**GOAL OF THE EXERCISE**
In the data below, find the line that contains "const float* W, int" and the line that contains "int lx_linear_skinny(const float*". Copy both, plus every line between them, exactly.

**SOURCE MATERIAL**
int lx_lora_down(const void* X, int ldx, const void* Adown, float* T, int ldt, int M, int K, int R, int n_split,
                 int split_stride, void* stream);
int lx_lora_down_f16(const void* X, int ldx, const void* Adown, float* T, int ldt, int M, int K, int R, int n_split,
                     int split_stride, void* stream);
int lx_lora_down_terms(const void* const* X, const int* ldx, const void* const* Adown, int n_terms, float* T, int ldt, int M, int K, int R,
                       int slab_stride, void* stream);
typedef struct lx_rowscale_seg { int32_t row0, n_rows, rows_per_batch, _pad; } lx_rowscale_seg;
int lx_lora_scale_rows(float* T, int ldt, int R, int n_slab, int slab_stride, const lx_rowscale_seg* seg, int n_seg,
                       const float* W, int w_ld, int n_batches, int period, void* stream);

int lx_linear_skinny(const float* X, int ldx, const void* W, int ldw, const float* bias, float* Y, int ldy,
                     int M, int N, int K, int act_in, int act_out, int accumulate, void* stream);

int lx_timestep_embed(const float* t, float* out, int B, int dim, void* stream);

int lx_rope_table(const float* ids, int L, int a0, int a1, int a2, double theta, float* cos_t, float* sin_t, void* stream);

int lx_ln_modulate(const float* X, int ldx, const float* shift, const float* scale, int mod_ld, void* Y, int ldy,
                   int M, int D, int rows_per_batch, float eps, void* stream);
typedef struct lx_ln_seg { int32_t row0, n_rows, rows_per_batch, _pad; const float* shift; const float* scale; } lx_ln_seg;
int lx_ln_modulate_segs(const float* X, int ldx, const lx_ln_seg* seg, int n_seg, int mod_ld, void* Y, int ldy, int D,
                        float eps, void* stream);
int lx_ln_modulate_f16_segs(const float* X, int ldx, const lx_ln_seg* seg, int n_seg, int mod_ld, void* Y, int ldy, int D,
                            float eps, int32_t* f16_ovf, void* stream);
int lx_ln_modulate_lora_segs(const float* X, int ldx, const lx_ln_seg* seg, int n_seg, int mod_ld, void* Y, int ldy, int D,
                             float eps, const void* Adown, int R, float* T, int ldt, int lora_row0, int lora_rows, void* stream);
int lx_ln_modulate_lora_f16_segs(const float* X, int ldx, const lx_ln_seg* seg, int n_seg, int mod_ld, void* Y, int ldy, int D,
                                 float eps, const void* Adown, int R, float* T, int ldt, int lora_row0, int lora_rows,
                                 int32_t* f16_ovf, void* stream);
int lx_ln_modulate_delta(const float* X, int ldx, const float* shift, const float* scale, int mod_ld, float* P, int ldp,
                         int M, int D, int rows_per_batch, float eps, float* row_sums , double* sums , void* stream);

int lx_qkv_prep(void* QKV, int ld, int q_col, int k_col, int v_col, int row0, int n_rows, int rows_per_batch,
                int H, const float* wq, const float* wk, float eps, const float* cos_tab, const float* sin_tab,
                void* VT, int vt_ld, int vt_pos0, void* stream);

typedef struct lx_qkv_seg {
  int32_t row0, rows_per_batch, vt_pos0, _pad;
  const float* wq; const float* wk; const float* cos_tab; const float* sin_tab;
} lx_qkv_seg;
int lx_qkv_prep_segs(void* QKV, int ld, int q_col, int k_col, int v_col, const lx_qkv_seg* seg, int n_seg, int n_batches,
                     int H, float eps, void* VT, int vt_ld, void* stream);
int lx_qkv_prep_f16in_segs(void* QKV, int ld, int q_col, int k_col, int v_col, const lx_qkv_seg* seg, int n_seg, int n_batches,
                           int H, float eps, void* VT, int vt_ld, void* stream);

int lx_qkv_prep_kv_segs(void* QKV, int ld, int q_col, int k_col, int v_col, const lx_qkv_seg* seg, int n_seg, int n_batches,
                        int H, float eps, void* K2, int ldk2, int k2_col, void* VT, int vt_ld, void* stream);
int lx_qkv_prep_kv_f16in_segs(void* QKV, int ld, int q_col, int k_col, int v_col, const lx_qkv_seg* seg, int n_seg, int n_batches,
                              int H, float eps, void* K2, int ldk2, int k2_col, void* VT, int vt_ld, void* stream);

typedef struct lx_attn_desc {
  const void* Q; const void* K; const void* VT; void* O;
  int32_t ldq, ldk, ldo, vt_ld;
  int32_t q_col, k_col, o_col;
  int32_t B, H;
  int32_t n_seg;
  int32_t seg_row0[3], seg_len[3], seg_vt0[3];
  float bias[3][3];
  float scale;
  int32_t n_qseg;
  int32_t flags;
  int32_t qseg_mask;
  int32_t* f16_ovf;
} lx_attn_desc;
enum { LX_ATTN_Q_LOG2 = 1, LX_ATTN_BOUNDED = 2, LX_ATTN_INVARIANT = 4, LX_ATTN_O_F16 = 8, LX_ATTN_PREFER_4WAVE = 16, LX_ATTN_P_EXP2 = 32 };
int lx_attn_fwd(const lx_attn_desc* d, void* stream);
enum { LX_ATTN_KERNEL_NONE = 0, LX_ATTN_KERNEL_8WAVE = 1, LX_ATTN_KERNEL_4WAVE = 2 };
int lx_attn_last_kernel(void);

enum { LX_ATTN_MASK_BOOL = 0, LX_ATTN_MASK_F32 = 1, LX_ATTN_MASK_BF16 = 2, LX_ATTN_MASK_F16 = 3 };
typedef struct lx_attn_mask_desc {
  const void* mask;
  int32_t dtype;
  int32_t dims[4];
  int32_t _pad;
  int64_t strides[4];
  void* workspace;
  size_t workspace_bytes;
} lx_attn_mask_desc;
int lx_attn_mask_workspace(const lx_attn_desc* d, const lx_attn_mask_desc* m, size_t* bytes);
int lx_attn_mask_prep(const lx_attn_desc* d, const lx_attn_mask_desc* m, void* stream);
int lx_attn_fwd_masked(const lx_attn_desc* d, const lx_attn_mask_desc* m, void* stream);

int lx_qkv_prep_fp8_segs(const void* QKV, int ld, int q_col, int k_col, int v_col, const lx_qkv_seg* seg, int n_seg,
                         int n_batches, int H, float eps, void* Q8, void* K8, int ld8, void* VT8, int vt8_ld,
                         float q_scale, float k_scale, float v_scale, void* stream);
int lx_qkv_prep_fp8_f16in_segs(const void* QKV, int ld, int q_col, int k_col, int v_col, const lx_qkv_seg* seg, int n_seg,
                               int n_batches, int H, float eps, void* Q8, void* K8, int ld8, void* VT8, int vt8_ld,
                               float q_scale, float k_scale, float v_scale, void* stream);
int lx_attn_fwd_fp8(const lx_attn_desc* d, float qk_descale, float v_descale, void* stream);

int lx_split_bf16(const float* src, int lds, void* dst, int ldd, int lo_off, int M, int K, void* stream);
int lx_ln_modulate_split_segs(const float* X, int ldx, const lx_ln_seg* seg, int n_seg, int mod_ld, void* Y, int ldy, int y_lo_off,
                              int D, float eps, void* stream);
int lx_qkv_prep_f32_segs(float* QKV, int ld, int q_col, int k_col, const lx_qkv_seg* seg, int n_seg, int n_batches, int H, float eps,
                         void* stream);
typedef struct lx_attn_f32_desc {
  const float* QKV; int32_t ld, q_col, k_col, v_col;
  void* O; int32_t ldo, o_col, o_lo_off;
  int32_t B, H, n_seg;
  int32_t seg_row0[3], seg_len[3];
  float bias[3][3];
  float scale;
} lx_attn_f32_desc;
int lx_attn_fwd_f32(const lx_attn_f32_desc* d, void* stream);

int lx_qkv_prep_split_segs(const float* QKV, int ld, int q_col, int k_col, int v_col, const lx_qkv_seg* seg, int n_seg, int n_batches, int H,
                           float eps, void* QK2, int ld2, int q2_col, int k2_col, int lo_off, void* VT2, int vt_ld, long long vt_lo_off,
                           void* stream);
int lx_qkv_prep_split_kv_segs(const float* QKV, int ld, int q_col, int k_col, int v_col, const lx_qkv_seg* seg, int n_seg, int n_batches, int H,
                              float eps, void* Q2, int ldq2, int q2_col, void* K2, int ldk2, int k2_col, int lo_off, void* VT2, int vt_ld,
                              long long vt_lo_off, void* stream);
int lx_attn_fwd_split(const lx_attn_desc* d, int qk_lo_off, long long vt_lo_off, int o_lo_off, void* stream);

**WRITTEN REPLY**
                       const float* W, int w_ld, int n_batches, int period, void* stream);

int lx_linear_skinny(const float* X, int ldx, const void* W, int ldw, const float* bias, float* Y, int ldy,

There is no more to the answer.